This is a popular statement but I've never thought that to be the case.
Imagine you're creating a movie. You can pick the actors, the characters, the
plot, etc. When you play the movie, the playback is completely deterministic.
But that doesn't mean free will didn't design the film.

I could see something similar applying to reality. Your actions may be
predetermined, but that doesn't specify exactly _how_ they were determined.

------
Totient
I think this article is side-stepping an important philosophical point as to
what randomness is.

Suppose we lived in a deterministic universe (e.g. one that actually ran on
Newtonian mechanics and classic electromagnetism).

If you're of a mildly Bayesian persuasion, you 'believe' in randomness - even
in a deterministic universe - because probability represents your knowledge.
Sure, all the rules for the universe's evolution over time are deterministic,
but you don't know the initial conditions, so you consider some probability
distribution over initial conditions. Thus, the results of future events are
'random.'

The counterargument might go something along the lines of "that's not _really_
random the way quantum mechanics is, because Bell's inequality demands
violating either hidden-variables or locality and violating locality is worse.
Without local variables, you can't meaningfully talk about having a
'underlying' deterministic universe."

Except you (sort of can). Bell's inequality implies that we can't have a
theory with local laws of physics for single universe. But we can have a
theory with local laws of physics for a multiverse which is the approach many-
worlds takes.

------
ealloc
Bohmian Mechanics is an interpretation of Quantum mechanics which does not
have any "true" randomness.

It is effectively a hidden variable theory consistent with quantum mechanics.

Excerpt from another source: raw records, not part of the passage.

diff --git a/speech-editing-toolkit_amd/csrc/common.h b/speech-editing-toolkit_amd/csrc/common.h
--- a/speech-editing-toolkit_amd/csrc/common.h
+++ b/speech-editing-toolkit_amd/csrc/common.h
@@ -173,6 +173,14 @@
 __device__ __forceinline__ void buf_store_agent(float v, rsrc_t r, unsigned voff, unsigned soff) {
     __builtin_amdgcn_raw_buffer_store_b32(__builtin_bit_cast(unsigned, v), r, (int)voff, (int)soff, 16);
 }
+__host__ __device__ inline int64_t q4f_index(int c, int t, int T) { return ((int64_t)(c >> 2) * T + t) * 4 + (c & 3); }
+template <bool AGENT>
+__device__ __forceinline__ void buf_store4_padded(f32x4 v, rsrc_t r, unsigned voff, unsigned soff) {
+    __builtin_amdgcn_raw_buffer_store_b128(__builtin_bit_cast(u32x4_t, v), r, (int)voff, (int)soff, AGENT ? 16 : 0);
+    __builtin_amdgcn_sched_barrier(0);
+    asm volatile("s_nop 1" ::: "memory");
+    __builtin_amdgcn_sched_barrier(0);
+}
 
 __device__ __forceinline__ void split2_f16(float a, float b, unsigned &p0, unsigned &p1) {
     typedef _Float16 h2_t __attribute__((ext_vector_type(2)));
diff --git a/speech-editing-toolkit_amd/csrc/diffnet_host.h b/speech-editing-toolkit_amd/csrc/diffnet_host.h
--- a/speech-editing-toolkit_amd/csrc/diffnet_host.h
+++ b/speech-editing-toolkit_amd/csrc/diffnet_host.h
@@ -26,4 +26,5 @@
 
 bool boundary_fusable(const SetDiffLoopArgs &a);
 int launch_boundary(const SetDiffLoopArgs &a, int Bg, const float *skip, float *x, const float *eps, int sid, uint64_t quad_offset,
-                    float *xin_next, bool x2, hipStream_t s);
+                    float *xin_next, bool x2, bool q4, hipStream_t s);
+int launch_relayout_q4(const float *src, float *dst, int Bg, int T, hipStream_t s);
diff --git a/speech-editing-toolkit_amd/csrc/diffnet_x3.hip b/speech-editing-toolkit_amd/csrc/diffnet_x3.hip
--- a/speech-editing-toolkit_amd/csrc/diffnet_x3.hip
+++ b/speech-editing-toolkit_amd/csrc/diffnet_x3.hip
@@ -566,8 +566,8 @@
     }
 }
 
-template <int NB, int PH>
-__device__ __forceinline__ void x3v_stage_load(const X3Tile &a, int w, int lane, f32x2 (&x12)[NB][8], float (&xh)[NB][8]) {
+template <int NB, int PH, bool Q4>
+__device__ __forceinline__ void x3v_stage_load(const X3Tile &a, int w, int lane, float (&xs)[NB][16], float (&xh)[NB][8]) {
     const int l15 = lane & 15, cs = lane >> 4;
     const int ch0 = 32 * w + 8 * cs;
     const int T = a.T;
@@ -578,11 +578,36 @@
         const X3Col c = x3_col(a, nb);
         const rsrc_t rx = make_rsrc(a.xin + (int64_t)c.b * XC * T);
         const int t = c.t0 + 2 * l15;
+        const int th = l15 == 0 ? c.t0 - 1 : c.t0 + 32;
+        if (Q4) {
+            const unsigned vox = 16u * (unsigned)(2 * cs * T + min(t, T - 2)), soff = (unsigned)(32 * w) * T4;
+#pragma unroll
+            for (int q = 0; q < 2; ++q)
+#pragma unroll
+                for (int f = 0; f < 2; ++f) {
+                    const f32x4 v = buf_load4(rx, vox + 16u * (unsigned)f, soff + (unsigned)(4 * q) * T4);
+#pragma unroll
+                    for (int i = 0; i < 4; ++i) xs[nb][2 * (4 * q + i) + f] = v[i];
+                }
+            if (PH == 1 && edge) {
+                const unsigned voh = 16u * (unsigned)(2 * cs * T + min(max(th, 0), T - 1));
+#pragma unroll
+                for (int q = 0; q < 2; ++q) {
+                    const f32x4 v = buf_load4(rx, voh, soff + (unsigned)(4 * q) * T4);
+#pragma unroll
+                    for (int i = 0; i < 4; ++i) xh[nb][4 * q + i] = v[i];
+                }
+            }
+            continue;
+        }
         const unsigned vox = 4u * (unsigned)min(t, T - 2) + (unsigned)ch0 * T4;
 #pragma unroll
-        for (int k = 0; k < 8; ++k) x12[nb][k] = buf_load2(rx, vox, (unsigned)k * T4);
+        for (int k = 0; k < 8; ++k) {
+            const f32x2 v = buf_load2(rx, vox, (unsigned)k * T4);
+            xs[nb][2 * k] = v[0];
+            xs[nb][2 * k + 1] = v[1];
+        }
         if (PH == 1) {
-            const int th = l15 == 0 ? c.t0 - 1 : c.t0 + 32;
             const unsigned voh = 4u * (unsigned)min(max(th, 0), T - 1) + (unsigned)ch0 * T4;
             if (edge) {
 #pragma unroll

So at least _some_ physicists do not believe in true randomness.

------
viraptor
Thanks for posting something from this site. I've never heard of it before,
but can't stop myself from checking out yet another article. Most of them are
really well written.

------
aye_priori
Perhaps someone else more knowledgeable can chime in -

Isn't true randomness unverifiable? In other words, it seems (to me) that
there is no body of evidence that would verify that a particular event was
"caused" by (i.e. was the result of) true randomness (as opposed to the result
of hidden events/variables)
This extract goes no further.